Each line of the records containing "else" is to be copied out and returned.

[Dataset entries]
*** Begin section ***
+            if (bot && lef) red_add_v4(grad_value + o10, w3 * t.x, w3 * t.y, w3 * t.z, w3 * t.w);
+            if (bot && rig) red_add_v4(grad_value + o11, w4 * t.x, w4 * t.y, w4 * t.z, w4 * t.w);
+            float ga = 0.f, gx = 0.f, gy = 0.f;
+#define MDB_ACC(c)                                                                   \
+    ga = fmaf(g.c, w1 * v1.c + w2 * v2.c + w3 * v3.c + w4 * v4.c, ga);               \
+    gx = fmaf(g.c * a, hy * (v2.c - v1.c) + ly * (v4.c - v3.c), gx);                 \
+    gy = fmaf(g.c * a, hx * (v3.c - v1.c) + lx * (v4.c - v2.c), gy);
+            MDB_ACC(x) MDB_ACC(y) MDB_ACC(z) MDB_ACC(w)
+#undef MDB_ACC
+            const int jx = (l * P + p) * 2, jy = jx + 1, ja = NLOC + l * P + p;
+            vals[(jx % LPU) * PER + jx / LPU] = gx * (float)W;
+            vals[(jy % LPU) * PER + jy / LPU] = gy * (float)H;
+            vals[(ja % LPU) * PER + ja / LPU] = ga;
+        }
+    }
+    {
+        int n = NV;
+#pragma unroll
+        for (int off = LPU / 2; off >= 1; off >>= 1) {
+            n >>= 1;
+            const bool up = (cl & off) != 0;
+#pragma unroll
+            for (int i = 0; i < NV / 2; ++i) {
+                if (i < n) {
+                    const float send = up ? vals[i] : vals[i + n];
+                    const float keep = up ? vals[i + n] : vals[i];
+                    vals[i] = keep + __shfl_xor_sync(0xffffffffu, send, off);
+                }
+            }
+        }
+    }
+    if constexpr (FUSED) {
+        const float a0 = pa[0], a1 = pa[1];
+        float dot = a0 * vals[4] + a1 * vals[5];
+        dot += __shfl_xor_sync(0xffffffffu, dot, 4, 8);
+        dot += __shfl_xor_sync(0xffffffffu, dot, 2, 8);
+        dot += __shfl_xor_sync(0xffffffffu, dot, 1, 8);
+        if (live) {
+            float* gl = grad_loc + (size_t)u * NLOC;
+            float* gat = grad_attn + (size_t)u * (L * P);
+#pragma unroll
+            for (int i = 0; i < 4; ++i) gl[i * 8 + cl] = vals[i] * ((cl & 1) ? sc[i][1] : sc[i][0]);
+            gat[cl] = a0 * (vals[4] - dot);
+            gat[8 + cl] = a1 * (vals[5] - dot);
+        }
+        if constexpr (REFGRAD) {
+            float* rp = ref_part + (size_t)u * (L * 4);
+#pragma unroll
+            for (int i = 0; i < 4; ++i) {
+                float s = vals[i], w = vals[i] * __ldg(lp + i * 8 + cl);
+                s += __shfl_xor_sync(0xffffffffu, s, 2, 8);
+                w += __shfl_xor_sync(0xffffffffu, w, 2, 8);
+                s += __shfl_xor_sync(0xffffffffu, s, 4, 8);
+                w += __shfl_xor_sync(0xffffffffu, w, 4, 8);
+                if (live && cl < 2) {
+                    rp[i * 4 + cl] = s;
+                    rp[i * 4 + 2 + cl] = w;
+                }
+            }
+        }
+    } else if (live) {
+        float* gl = grad_loc + (size_t)u * NLOC;
+        float* gat = grad_attn + (size_t)u * (L * P);
+#pragma unroll
+        for (int i = 0; i < PER; ++i) {
+            const int j = i * LPU + cl;
+            if (i * LPU < NLOC) gl[j] = vals[i];
+            else gat[j - NLOC] = vals[i];
+        }
+    }
+}
+
+template <int LPU, int L>
 __global__ void __launch_bounds__(kThreads, 2)
 msda_bwd_vec_kernel(const float* __restrict__ value, const int64_t* __restrict__ shapes,
                     const int64_t* __restrict__ lsi, const float* __restrict__ loc,
                     const float* __restrict__ attn, const float* __restrict__ grad_out, int S, int M,
                     int Lq, long long n_units, long long units_per_block, float* __restrict__ grad_value,
-                    float* __restrict__ grad_loc, float* __restrict__ grad_attn, const float* __restrict__ ref = nullptr,
-                    int ref_dim = 0, float* __restrict__ ref_part = nullptr) {
-    static_assert(!FUSED || (LPU == 8 && L == 4), "fused pre-processing: D = 32, L = 4");
-    static_assert(!REFGRAD || FUSED, "box partials: fused path only");
-    constexpr int D = 4 * LPU;
+                    float* __restrict__ grad_loc, float* __restrict__ grad_attn) {
     constexpr int UPW = 32 / LPU;
-    constexpr int P = 4;
-    constexpr int NLOC = 2 * L * P;
-    constexpr int NV = 3 * L * P;
-    constexpr int PER = NV / LPU;
-    static_assert(NV % LPU == 0 && NLOC % LPU == 0, "butterfly needs divisibility");
     __shared__ LevelInfo lv;
     if (threadIdx.x < L) {
         lv.H[threadIdx.x] = (int)shapes[2 * threadIdx.x];
@@ -264,176 +429,51 @@
         lv.start[threadIdx.x] = (int)lsi[threadIdx.x];
     }
     __syncthreads();
-
     const int lane = threadIdx.x & 31;
     const int sub = lane / LPU;
     const int cl = lane % LPU;
     const int wib = threadIdx.x >> 5;
-    const int pix = M * D;
     const long long u_begin = (long long)blockIdx.x * units_per_block;
     const long long u_end = min(((n_units + UPW - 1) / UPW) * UPW, u_begin + units_per_block);
-
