@@ -883,7 +902,7 @@
         EvalSkip skip;
         if (job->zstride) {
             skip.ncols1 = (unsigned)job->ncols1;
-            skip.z_in = job->zstride / 4;
+            skip.srcs = job->srcs;
             skip.z_changed = job->zstride / 8;
             memcpy(skip.y_of_col, job->tree.y_of_col, sizeof(skip.y_of_col));
             if (job->run_cols && !job->no_eval_skip) {
@@ -907,7 +926,7 @@
         }
         const DoneFlag done = done_flag(ctx, 1);
         launch_paths(job->tree, job->tree.npad, (unsigned)nv, job->d_cols, job->col_stride, h_idx, z_sib, z_dirs, z_leaf,
-                     job->zstride ? job->ncols1 : ncols, ctx->stream, done);
+                     job->zstride ? job->ncols1 : ncols, ctx->stream, done, job->zstride ? &job->srcs : nullptr);
         HIPCHK(ctx, hipGetLastError());
         if (!(g_sleep_wait.load() && !ctx->timing && sleep_wait(done.flag, done.seq)))
             HIPCHK(ctx, hipStreamSynchronize(ctx->stream));
diff --git a/zigz_amd/csrc/host/prover.cpp b/zigz_amd/csrc/host/prover.cpp
--- a/zigz_amd/csrc/host/prover.cpp
+++ b/zigz_amd/csrc/host/prover.cpp
@@ -500,6 +500,8 @@
         }
     }
     if (run_open) run_open_all(g);
+    std::unique_lock<std::mutex> lk(m_);
+    g->cv.wait(lk, [&] { return g->phase == 4 || g->phase < 0; });
 }
 
 Proof Prover::proveWitnessImpl(const PublicIO &io, size_t num_lookups, const Witness *witness, const uint32_t *d_cols,
diff --git a/zigz_amd/csrc/kernels.hip b/zigz_amd/csrc/kernels.hip
--- a/zigz_amd/csrc/kernels.hip
+++ b/zigz_amd/csrc/kernels.hip
@@ -249,12 +249,12 @@
     const int y = skip.y_of_col[col];
     return y >= 0 && skip.changed[z * skip.z_changed + y] == 0;
 }
-__device__ __forceinline__ size_t eval_col_off(const EvalSkip &skip, size_t col, size_t stride) {
-    if (!skip.ncols1) return col * stride;
+__device__ __forceinline__ const uint32_t *eval_col(const EvalSkip &skip, const uint32_t *in, size_t col, size_t stride) {
+    if (!skip.ncols1) return in + col * stride;
     const size_t z = col / skip.ncols1;
-    return z * skip.z_in + (col - z * skip.ncols1) * stride;
-}
-template <bool FULL>
+    return skip.srcs.p[z] + (col - z * skip.ncols1) * skip.srcs.stride[z];
+}
+template <bool FULL, bool BATCHED>
 __global__ __launch_bounds__(TPB) void k_radix_fold(const uint32_t *__restrict__ in, size_t in_stride, size_t m, size_t nb,
                                                     const uint32_t *__restrict__ w_m, size_t w_stride,
                                                     unsigned long long *__restrict__ part, size_t part_col_stride, EvalSkip skip,
@@ -264,7 +264,7 @@
     if (q * 4 >= m) return;
     const size_t col = blockIdx.z;
     if (eval_skips(skip, col)) return;
-    const uint4 *p = reinterpret_cast<const uint4 *>(in + eval_col_off(skip, col, in_stride)) + q;
+    const uint4 *p = reinterpret_cast<const uint4 *>(BATCHED ? eval_col(skip, in, col, in_stride) : in + col * in_stride) + q;
     const uint32_t *w = w_m + col * w_stride;
     const size_t mq = m / 4;
     unsigned long long lo[4] = {0, 0, 0, 0}, hi[4] = {0, 0, 0, 0};
@@ -305,8 +305,10 @@
                        hipEvent_t t_start, hipEvent_t t_stop, const EvalSkip *skip, int rloops) {
     if (rloops <= 0) rloops = RLOOPS;
     dim3 grid((unsigned)((m / 4 + TPB - 1) / TPB), (unsigned)radix_fold_groups(nb, rloops), (unsigned)ncols);
-    auto kern = nb % ((size_t)RB * rloops) == 0 ? k_radix_fold<true> : k_radix_fold<false>;
     const EvalSkip sk = skip ? *skip : EvalSkip();
+    const bool full = nb % ((size_t)RB * rloops) == 0;
+    auto kern = sk.ncols1 ? (full ? k_radix_fold<true, true> : k_radix_fold<false, true>)
+                          : (full ? k_radix_fold<true, false> : k_radix_fold<false, false>);
     if (t_start && t_stop)
         hipExtLaunchKernelGGL(kern, grid, dim3(TPB), 0, s, t_start, t_stop, 0, d_in, in_stride, m, nb, d_w_m, w_stride,
                               d_part, part_col_stride, sk, rloops);
@@ -448,7 +450,7 @@
     __shared__ unsigned long long red[TPB / 64];
     const size_t col = blockIdx.x;
     if (cols && eval_skips(skip, col)) {
-        if (threadIdx.x == 0) out[col] = cols[eval_col_off(skip, col, col_stride)];
+        if (threadIdx.x == 0) out[col] = *eval_col(skip, cols, col, col_stride);
         return;
     }
     unsigned long long acc = 0;
@@ -931,11 +933,14 @@
 
 __global__ __launch_bounds__(64) void k_paths(TreeRef t, size_t n_values, unsigned height, const uint32_t *__restrict__ vals,
                                               size_t val_stride, const uint64_t *__restrict__ idx, uint8_t *__restrict__ sib,
-                                              uint8_t *__restrict__ dirs, uint32_t *__restrict__ leaf, DoneFlag done) {
+                                              uint8_t *__restrict__ dirs, uint32_t *__restrict__ leaf, DoneFlag done, ColSrcs srcs) {
     ZK_PRIO_SMALL();
     const size_t col = blockIdx.x;
     const size_t fc = (size_t)blockIdx.z * gridDim.x + col;
-    if (t.zstride) vals += (size_t)blockIdx.z * (t.zstride / 4);
+    if (t.zstride) {
+        vals = srcs.p[blockIdx.z];
+        val_stride = srcs.stride[blockIdx.z];
+    }
     const size_t index = idx[fc];
     const unsigned l = threadIdx.x;
     if (l == 0) leaf[fc] = vals[col * val_stride + index];
@@ -958,9 +963,9 @@
 
 void launch_paths(const TreeRef &t, size_t n_values, unsigned height, const uint32_t *d_vals, size_t val_stride,
                   const uint64_t *d_idx, uint8_t *d_sib, uint8_t *d_dirs, uint32_t *d_leaf, size_t ncols, hipStream_t s,
-                  DoneFlag done) {
+                  DoneFlag done, const ColSrcs *srcs) {
     hipLaunchKernelGGL(k_paths, dim3((unsigned)ncols, 1, t.nz ? t.nz : 1), dim3(64), 0, s, t, n_values, height, d_vals, val_stride, d_idx,
-                       d_sib, d_dirs, d_leaf, done);
+                       d_sib, d_dirs, d_leaf, done, srcs ? *srcs : ColSrcs{});
 }
 TreeRef slab_tree_ref(uint8_t *d_tree, size_t npad) {
     TreeRef t{};
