@@ -130,18 +148,97 @@
         uint8_t* __restrict__ dst = static_cast<uint8_t*>(pyr[blockIdx.z].dst);
         const int xo = (x0 >> 1) + (tid & 31), yo = (y0 >> 1) + (tid >> 5);
         if (xo < dw && yo < dh) {
-            const int o = 2 * (tid & 31) + 2, sh = o & 3;
-            const uint32_t* q = T + 2 * (tid >> 5) * (FT_PITCH / 4) + (o >> 2);
-            int col[5];
-#pragma unroll
-            for (int j = 0; j < 5; j++) {
-                const uint32_t lo = q[j * (FT_PITCH / 4)], hi = q[j * (FT_PITCH / 4) + 1];
-                const uint32_t four = __builtin_amdgcn_alignbyte(hi, lo, sh);
-                const uint32_t fifth = (hi >> (8 * sh)) & 255u;
-                col[j] = (int)__builtin_amdgcn_udot4(four, 0x04060401u, fifth, false);
-            }
-            dst[(size_t)yo * dstride + xo] = (uint8_t)((col[2] * 6 + (col[1] + col[3]) * 4 + col[0] + col[4] + 128) >> 8);
-        }
+            const int o = 2 * (tid & 31) + 2;
+            dst[(size_t)yo * dstride + xo] = down_tap(T + 2 * (tid >> 5) * (FT_PITCH / 4), FT_PITCH / 4, o);
+        }
+    }
+}
+
+constexpr int F2_W = 128, F2_H = 32;
+constexpr int F2_PITCH = 144;
+constexpr int F2_ROWS = F2_H + 12;
+constexpr int F2_P4 = F2_PITCH / 4;
+constexpr int F2_NR = (F2_ROWS + 6) / 7;
+constexpr int F2_REG_W = FT_W + 4;
+
+__global__ __launch_bounds__(NT) void pyr_levels2_kernel(const ImgPair* __restrict__ p01, const ImgPair* __restrict__ p12, size_t sstride,
+                                                         int w, int h, size_t d1stride, int w1, int h1, size_t d2stride, int w2, int h2) {
+    __shared__ __attribute__((aligned(16))) uint8_t src0[F2_ROWS * F2_PITCH];
+    __shared__ __attribute__((aligned(16))) uint8_t tile[FT_ROWS * FT_PITCH];
+    const uint8_t* __restrict__ src = static_cast<const uint8_t*>(p01[blockIdx.z].src);
+    uint8_t* __restrict__ dst1 = static_cast<uint8_t*>(p01[blockIdx.z].dst);
+    uint8_t* __restrict__ dst2 = static_cast<uint8_t*>(p12[blockIdx.z].dst);
+    const int tid = threadIdx.x;
+    const int x0 = blockIdx.x * F2_W, y0 = blockIdx.y * F2_H;
+    if (tid < 7 * F2_P4) {
+        const int c4 = tid % F2_P4, r0 = tid / F2_P4;
+        const int xa = x0 - 8 + 4 * c4;
+        const bool aligned = (sstride & 3) == 0 && ((uintptr_t)src & 3) == 0;
+        const bool whole = aligned && xa >= 0 && xa + 3 < w;
+        size_t off[F2_NR];
+#pragma unroll
+        for (int k = 0; k < F2_NR; k++) off[k] = (size_t)reflect101(y0 - 6 + min(r0 + 7 * k, F2_ROWS - 1), h) * sstride;
+        uint32_t v[F2_NR];
+#pragma unroll
+        for (int k = 0; k < F2_NR; k++) v[k] = 0u;
+        if (whole) {
+            const uint8_t* col = src + xa;
+#pragma unroll
+            for (int k = 0; k < F2_NR; k++) v[k] = *reinterpret_cast<const uint32_t*>(col + off[k]);
+        } else if (xa <= w + 5) {
+            int cx[4];
+#pragma unroll
+            for (int b = 0; b < 4; b++) cx[b] = reflect101(xa + b, w);
+            uint8_t t[F2_NR][4];
+#pragma unroll
+            for (int k = 0; k < F2_NR; k++)
+#pragma unroll
+                for (int b = 0; b < 4; b++) t[k][b] = src[off[k] + cx[b]];
+#pragma unroll
+            for (int k = 0; k < F2_NR; k++) v[k] = (uint32_t)t[k][0] | ((uint32_t)t[k][1] << 8) | ((uint32_t)t[k][2] << 16) | ((uint32_t)t[k][3] << 24);
+        }
+#pragma unroll
+        for (int k = 0; k < F2_NR; k++)
+            if (r0 + 7 * k < F2_ROWS) reinterpret_cast<uint32_t*>(src0)[(r0 + 7 * k) * F2_P4 + c4] = v[k];
+    }
+    __syncthreads();
+    const uint32_t* S = reinterpret_cast<const uint32_t*>(src0);
+    const int x1_0 = x0 >> 1, y1_0 = y0 >> 1;
+    if (tid < 3 * F2_REG_W) {
+        const int strip = tid / F2_REG_W, j = tid - strip * F2_REG_W;
+        const int nrow = min(7, FT_ROWS - 7 * strip);
+        const int x1 = x1_0 - 2 + j, ya = y1_0 - 2 + 7 * strip;
+        const int cs = min(max(2 * reflect101(x1, w1) - 2 - (x0 - 8), 0), F2_PITCH - 8);
+        const uint32_t* q = S + (cs >> 2);
+        const int sh = cs & 3;
+        uint8_t val[7];
+        if (ya + nrow <= h1) {
+            int hs[17];
+#pragma unroll
+            for (int t = 0; t < 17; t++) hs[t] = row_tap(q + min(14 * strip + t, F2_ROWS - 1) * F2_P4, sh);
+#pragma unroll
+            for (int o = 0; o < 7; o++) val[o] = col_tap(hs[2 * o], hs[2 * o + 1], hs[2 * o + 2], hs[2 * o + 3], hs[2 * o + 4]);
+        } else {
+#pragma unroll
+            for (int o = 0; o < 7; o++) {
+                const int rs = min(max(2 * reflect101(ya + o, h1) - 2 - (y0 - 6), 0), F2_ROWS - 5);
+                val[o] = down_tap(S + rs * F2_P4, F2_P4, cs);
+            }
+        }
+#pragma unroll
+        for (int o = 0; o < 7; o++) {
+            const int r = 7 * strip + o, y1 = ya + o;
+            if (o < nrow) {
+                tile[r * FT_PITCH + j + 2] = val[o];
+                if (j >= 2 && j < 2 + FT_W && r >= 2 && r < 2 + FT_H && x1 < w1 && y1 < h1) dst1[(size_t)y1 * d1stride + x1] = val[o];
+            }
+        }
+    }
+    __syncthreads();
+    const int xo = (x1_0 >> 1) + (tid & 31), yo = (y1_0 >> 1) + (tid >> 5);
+    if (xo < w2 && yo < h2) {
+        const int o = 2 * (tid & 31) + 2;
+        dst2[(size_t)yo * d2stride + xo] = down_tap(reinterpret_cast<const uint32_t*>(tile) + 2 * (tid >> 5) * (FT_PITCH / 4), FT_PITCH / 4, o);
     }
 }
*** End section ***
§ Output:
+    } else if (live) {
+            else gat[j - NLOC] = vals[i];
+        } else if (xa <= w + 5) {
+        } else {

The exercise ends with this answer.